TrendAI™ unveils ÆSIR

"AI factories will be the critical infrastructure of the 21st century." – Jensen Huang, CES 2025

To secure the future, TrendAI unveils ÆSIR (AI-Enhanced Security Intelligence & Research): It supercharges TrendAI analysts, researchers, and threat researchers with AI agents that operate at machine speed – scanning codebases in hours instead of weeks, correlating threat intelligence across thousands of sources, and surfacing the highest-priority targets for human and agentic investigation, all while creating protections for TrendAI customers.

ÆSIR is our answer to questions every security professional should be asking:

Who secures the AI that will power the next generation of compute?
What is the future of AI and humans in vulnerability research?

The answer involves AI itself, but not the way you might think.

The scale of the challenge

In 2025, more than 48,000 CVEs were published – a 38% increase from 2023. The scale of vulnerabilities continues to rise in our increasingly connected world. Huang himself acknowledged the acceleration at the GTC 2025 event: "The computation we need at this point is easily 100 times more than we thought we needed." At the same time, global AI spending is projected to reach US$1.5 trillion in 2025 and exceed US$2 trillion by 2026, according to the World Economic Forum. Enterprise spending on generative AI alone jumped from US$11.5 billion in 2024 to US$37 billion in 2025, increasing by 3.2 times in a single year. This explosion of AI investment and the computation needed to supply the AI ecosystem creates attack surfaces faster than traditional security research can address – beyond even the increased number of bugs in more traditional software.

The surge in AI-specific vulnerabilities tells an even more dramatic story. Analysis of 2,986 AI CVEs verified by large language models (LLM) reveals an unmistakable inflection point (Figure 1). From 2018 to 2022, AI vulnerabilities grew at a steady but manageable pace, with roughly 50 CVEs in 2018 climbing to approximately 275 by 2022.

Then came the ChatGPT era, and the mainstreaming of LLMs triggered an exponential acceleration beginning in late 2022. AI CVEs jumped from around 300 in 2023 to over 450 in 2024, and reached over 1,000 in 2025 – a 70% year-over-year increase that shows no signs of slowing. The correlation is clear: as AI systems move from research labs into production environments, their vulnerabilities move from theoretical concerns to active threats.

The cybersecurity implications are profound. The AI cybersecurity market reached US$26.29 billion in 2024 and is projected to hit US$109.33 billion by 2032. The question remains: who's finding the vulnerabilities in the AI systems themselves?

ÆSIR: Securing AI at the speed of AI

ÆSIR represents TrendAI's strategic investment in agentic security research.

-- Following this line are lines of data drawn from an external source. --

__device__ __forceinline__ bool ccl_window(const CclArgs &a, int f, int &ylo, int &yhi, int &jlo, int &jhi) {
    ylo = 0; yhi = a.h - 1; jlo = 0; jhi = a.wpr - 1;
    if (a.raw) {
        const int rmax = a.rawrange[2 * f], rmin = a.h - 1 - a.rawrange[2 * f + 1];
        if (rmax < 0) return false;
        __shared__ int rng[4];
        if (threadIdx.x < 4) rng[threadIdx.x] = -1;
        __syncthreads();
        const int lane = threadIdx.x & 31, warp = threadIdx.x >> 5;
        const uint32_t *flat = a.raw + (size_t)f * a.flatwords;
        uint32_t *dplane = a.planeout + (size_t)f * a.h * a.wpr;
        int jmax = -1, jmin = a.wpr, ymx = -1, ymn = a.h;
        {
            const int y0 = max(rmin - 3, 0), y1 = min(rmax + 3, a.h - 1) + 1;
            const int B = (y1 - y0 + CCL2_WARPS - 1) / CCL2_WARPS;
            const int ya = y0 + warp * B, yb = min(ya + B, y1);
            if (ya < yb) {
#define FM_DIL(AL, N) dilate_rows<AL, N>(flat, dplane, ya, yb, a.w, a.h, a.wpr, lane, jmin, jmax, ymn, ymx)
                if (a.aligned) { if (a.wpr <= 32) FM_DIL(true, 1); else if (a.wpr <= 64) FM_DIL(true, 2); else FM_DIL(true, 4); }
                else { if (a.wpr <= 32) FM_DIL(false, 1); else if (a.wpr <= 64) FM_DIL(false, 2); else FM_DIL(false, 4); }
#undef FM_DIL
            }
        }
        jmax = __reduce_max_sync(0xffffffffu, jmax);
        jmin = __reduce_min_sync(0xffffffffu, jmin);
        if (lane == 0 && ymx >= 0) {
            atomicMax(&rng[0], ymx);
            atomicMax(&rng[1], a.h - 1 - ymn);
            atomicMax(&rng[2], jmax);
            atomicMax(&rng[3], a.wpr - 1 - jmin);
        }
        __syncthreads();
        if (threadIdx.x < 4) a.rangeout[4 * f + threadIdx.x] = rng[threadIdx.x];
        if (rng[0] < 0) return false;
        ylo = max(a.h - 1 - rng[1] - 1, 0);
        yhi = min(rng[0] + 1, a.h - 1);
        jhi = rng[2];
        jlo = a.wpr - 1 - rng[3];
    } else if (a.rowrange) {
        int ymax = a.rowrange[4 * f], ymin = a.h - 1 - a.rowrange[4 * f + 1];
        if (ymax < 0) return false;
        ylo = max(ymin - 1, 0);
        yhi = min(ymax + 1, a.h - 1);
        jhi = a.rowrange[4 * f + 2];
        jlo = a.wpr - 1 - a.rowrange[4 * f + 3];
    }
    return true;
}

__global__ void __launch_bounds__(CCL2_THREADS, 1) k_ccl_frame_smem(CclArgs a, int *__restrict__ heavy) {
    extern __shared__ __align__(16) unsigned char csm[];
    const int lf = blockIdx.x, lg = a.f0 + lf, f = (lg / a.Th) * a.T + a.t0 + lg % a.Th;
    int ylo, yhi, jlo, jhi;
    bool is_heavy = false;
    if (ccl_window(a, f, ylo, yhi, jlo, jhi)) is_heavy = !ccl_frame_lanes(a, csm, f, lf, ylo, yhi, jlo, jhi - jlo + 1);
    if (threadIdx.x == 0) heavy[f] = is_heavy;
}

__global__ void k_bits_to_u8(const uint32_t *__restrict__ plane, uint8_t *__restrict__ dst, int w, int h, int wpr,
                             uint8_t on, const int *__restrict__ rowrange) {
    int x = blockIdx.x * blockDim.x + threadIdx.x, y = blockIdx.y;
    if (x >= w) return;
    bool live = true;
    if (rowrange) live = rowrange[0] >= 0 && y <= rowrange[0] && y >= h - 1 - rowrange[1];
    dst[(size_t)y * w + x] = (live && ((plane[(size_t)y * wpr + (x >> 5)] >> (x & 31)) & 1u)) ? on : 0;
}

__global__ void k_u8_to_bits(const uint8_t *__restrict__ src, uint32_t *__restrict__ plane, int w, int h, int wpr) {
    int j = blockIdx.x * blockDim.x + threadIdx.x, y = blockIdx.y;
    if (j >= wpr) return;
    uint32_t v = 0;
    for (int b = 0; b < 32; b++) {
        int x = 32 * j + b;
        if (x < w && src[(size_t)y * w + x]) v |= 1u << b;
    }
    plane[(size_t)y * wpr + j] = v;
}

int fm_launch_thresh_export(fm_ctx *c, int stream, int t, uint8_t *dst_dev, cudaStream_t st) {
    const uint32_t *pl = c->dil + ((size_t)stream * c->last_T + t) * c->h * c->wpr;
    dim3 grid((c->w + 127) / 128, c->h);
    k_bits_to_u8<<<grid, 128, 0, st>>>(pl, dst_dev, c->w, c->h, c->wpr, 255, c->any + 4 * ((size_t)stream * c->last_T + t));
    FM_LAUNCH_CHECK();
    return FM_OK;
}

The platform consists of two specialized components – MIMIR and FENRIR, named after figures from Norse mythology who embody the capabilities they provide – working in concert under human oversight.

MIMIR

MIMIR, named after guardian of the Well of Wisdom (Mímisbrunnr) beneath Yggdrasil, from which Odin sacrificed an eye to drink and gain knowledge. MIMIR, which serves as the intelligence backbone of ÆSIR, continuously monitors the global vulnerability landscape. It tracks thousands of CVEs published annually and uses AI agents to perform autonomous security research, correlate threat intelligence, and prioritize vulnerabilities. This system filters signal from noise by providing actionable intelligence to teams of vulnerability researchers, threat researchers, and detection engineers within Trend.

FENRIR

FENRIR, named after the great wolf of Norse legend whose hunting prowess was unmatched, handles zero-day vulnerability discovery and agentic triage. FENRIR analyzes source code to identify patterns consistent with known vulnerability classes (like deserialization flaws, authentication weaknesses, and injection points), surfacing candidates for further review, then analyzes and prioritizes this vulnerability intelligence by potential severity, exploitability, and internal metrics.

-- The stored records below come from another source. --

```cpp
template <int MT, int R, int NT, int EPI, bool XTRA>
__device__ __forceinline__ void conv_epilogue(const ConvKArgs& a, const float* __restrict__ bias, floatx16 (&acc)[MT][R],
                                              int img, int row0, int tx0, int co0, bool first_col, int n, int kg,
                                              long long plane_elems) {
    const int H = a.H, W = a.W;
    const int gx = tx0 + n;
    auto bias4 = [&](int co_u, float (&bv)[4]) {
        float b8[8];
#pragma unroll
        for (int j = 0; j < 8; ++j) b8[j] = bias[co_u + j];
#pragma unroll
        for (int j = 0; j < 4; ++j) bv[j] = kg ? b8[4 + j] : b8[j];
    };
    if constexpr (EPI == BINHIP_EPI_FINAL_SUBPIX) {
        const int ncolour = a.cout >> 2;
        const int H2 = 2 * H, W2 = 2 * W;
        float bv[2][4];
        bias4(co0, bv[0]);
        bias4(co0 + 8, bv[1]);
        const bool col_ok = first_col && (gx < W);
        float sum[R][2][4];
#pragma unroll
        for (int r = 0; r < R; ++r) {
            const int gy = row0 + r;
#pragma unroll
            for (int g = 0; g < 2; ++g) {
                const int c = 2 * g + kg;
                const bool ok = col_ok && gy < H && c < ncolour;
#pragma unroll
                for (int q = 0; q < 4; ++q) {
                    float sj = 0.f;
                    if (ok && a.nimg > 0) {
                        const long long idx = (((long long)img * ncolour + c) * H2 + 2 * gy + (q >> 1)) * W2 + 2 * gx + (q & 1);
                        sj = a.img[0][idx];
                        for (int t = 1; t < a.nimg; ++t) sj += a.img[t][idx];
                        sj = sj / (float)a.nimg;
                    }
                    sum[r][g][q] = sj;
                }
            }
        }
#pragma unroll
        for (int r = 0; r < R; ++r) {
            const int gy = row0 + r;
#pragma unroll
            for (int g = 0; g < 2; ++g) {
                const int c = 2 * g + kg;
                if (!(col_ok && gy < H && c < ncolour)) continue;
#pragma unroll
                for (int q = 0; q < 4; ++q) {
                    const long long idx = (((long long)img * ncolour + c) * H2 + 2 * gy + (q >> 1)) * W2 + 2 * gx + (q & 1);
                    a.out_f32[idx] = (acc[0][r][4 * g + q] + bv[g][q]) + sum[r][g][q];
                }
            }
        }
    } else if constexpr (EPI == BINHIP_EPI_FINAL) {
        float bv[4];
        bias4(co0, bv);
        const bool mine = (kg == 0) && first_col && (gx < W);
        float sum[R][4];
#pragma unroll
        for (int r = 0; r < R; ++r) {
            const int gy = row0 + r;
#pragma unroll
            for (int j = 0; j < 4; ++j) {
                float sj = 0.f;
                if (mine && gy < H && j < a.cout && a.nimg > 0) {
                    const long long idx = (((long long)img * a.cout + j) * H + gy) * W + gx;
                    sj = a.img[0][idx];
                    for (int t = 1; t < a.nimg; ++t) sj += a.img[t][idx];
                    sj = sj / (float)a.nimg;
                }
                sum[r][j] = sj;
            }
        }
#pragma unroll
        for (int r = 0; r < R; ++r) {
            const int gy = row0 + r;
            if (!(mine && gy < H)) continue;
#pragma unroll
            for (int j = 0; j < 4; ++j) {
                if (j >= a.cout) break;
                const long long idx = (((long long)img * a.cout + j) * H + gy) * W + gx;
                a.out_f32[idx] = (acc[0][r][j] + bv[j]) + sum[r][j];
            }
// ... 246 lines not shown
```

### bin_amd/csrc/binhip_conv_x3.hip

```cpp
#include "binhip_conv_common.h"
constexpr int X3_R = 2, X3_WN = 8;

template <int KS, int R, int WN>
struct X3Cfg {
    static constexpr int PAD = KS / 2;
    static constexpr int TH = R * WN;
    static constexpr int PH = TH + KS - 1;
    static constexpr int PW = 32 + KS - 1;
    static constexpr int PP = (PH * PW * 2 + 63) / 64;
    static constexpr int WP = KS * KS;
    static constexpr int NW = WN;
    static constexpr int PATCH_BYTES = PP * 1024;
    static constexpr int WBUF_BYTES = 2 * WP * 1024;
    static constexpr int LDS_BYTES = 2 * PATCH_BYTES + 2 * WBUF_BYTES;
    static constexpr int NPJ = (PP + NW - 1) / NW;
    static constexpr int NWJ = (2 * WP + NW - 1) / NW;
    static_assert((KS == 3 ? 2 : 1) * LDS_BYTES <= 160 * 1024, "LDS budget");
};

template <class C>
__device__ __forceinline__ void x3_issue_patch(const ConvKArgs& a, char* smem, int c, int pl, int buf, int wave,
                                               const unsigned* voff, long long plane_elems, unsigned plane_bytes) {
    const _Float16* xb = pl ? a.x_lo : a.x_hi;
    const long long coff = (a.cpg > 0) ? (long long)(c / a.cpg) * a.group_stride + (long long)(c % a.cpg) * plane_elems
                                       : (long long)c * plane_elems;
    __amdgpu_buffer_rsrc_t rs = __builtin_amdgcn_make_buffer_rsrc((void*)(xb + coff), 0, plane_bytes, 0x00020000);
    char* lds = smem + buf * C::PATCH_BYTES;
#pragma unroll
    for (int j = 0; j < C::NPJ; ++j) {
        const int i = wave + C::NW * j;
        if ((C::PP % C::NW == 0) || (i < C::PP))
            __builtin_amdgcn_raw_ptr_buffer_load_lds(rs, (lds_void_t*)(lds + i * 1024), 16, voff[j], 0, 0, 0);
    }
}

template <class C, int KS>
__device__ __forceinline__ void x3_issue_weights(const ConvKArgs& a, char* smem, int c, int buf, int wave, int lane, int z) {
    const long long woff = ((long long)z * a.nchunks + c) * (KS * KS * 32 * 16);
    __amdgpu_buffer_rsrc_t wh = __builtin_amdgcn_make_buffer_rsrc((void*)(a.w_hi + woff), 0, KS * KS * 1024, 0x00020000);
    __amdgpu_buffer_rsrc_t wl = __builtin_amdgcn_make_buffer_rsrc((void*)(a.w_lo + woff), 0, KS * KS * 1024, 0x00020000);
    char* lds = smem + 2 * C::PATCH_BYTES + buf * C::WBUF_BYTES;
#pragma unroll
    for (int j = 0; j < C::NWJ; ++j) {
        const int i = wave + C::NW * j;
        if (((2 * C::WP) % C::NW == 0) || (i < 2 * C::WP)) {
            const bool lo = i >= C::WP;
            const int t = lo ? i - C::WP : i;
            __builtin_amdgcn_raw_ptr_buffer_load_lds(lo ? wl : wh, (lds_void_t*)(lds + i * 1024), 16,
                                                     (unsigned)(lane * 16), t * 1024, 0, 0);
        }
    }
}

__device__ __forceinline__ half8 x3_ld8(const char* p) { return *reinterpret_cast<const half8*>(p); }
__device__ __forceinline__ floatx16 x3_mfma(half8 a, half8 b, floatx16 c) {
    return __builtin_amdgcn_mfma_f32_32x32x16_f16(a, b, c, 0, 0, 0);
}
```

However, these components don't operate in isolation. MIMIR and FENRIR form a bidirectional intelligence loop that amplifies both offensive and defensive capabilities:

From intelligence to discovery. When MIMIR identifies vulnerability patterns being actively exploited in the wild, such as a surge in deserialization attacks or authentication bypasses, it feeds this intelligence to FENRIR. FENRIR then prioritizes hunting for similar vulnerability classes in new targets. The NVIDIA Isaac GR00T vulnerabilities emerged from exactly this kind of pattern recognition: MIMIR's analysis of exploitation trends informed FENRIR's focus on deserialization and authentication weaknesses.
From discovery to protection. When FENRIR discovers new zero-day vulnerabilities, they become n-day vulnerabilities once disclosed. MIMIR tracks these through their lifecycle: monitoring exploitation attempts, patch availability, and bypass discoveries. This synthesis of proactive threat intelligence powers the TrendAI Vision One™ platform, enabling faster protection for customers. When we found the Isaac GR00T patch bypasses, MIMIR immediately updated its intelligence to flag organizations still running vulnerable versions and accelerated detection development across TrendAI Vision One™.
Sustained protection and vigilance. MIMIR continuously monitors the threat landscape for new exploits and techniques on n-day vulnerabilities and exploitation patterns in the wild. As an example, MIMIR has tracked and triaged over 140 proof-of-concept exploits and multiple in-the-wild campaigns exploiting CVE-2025-55182 (React2Shell).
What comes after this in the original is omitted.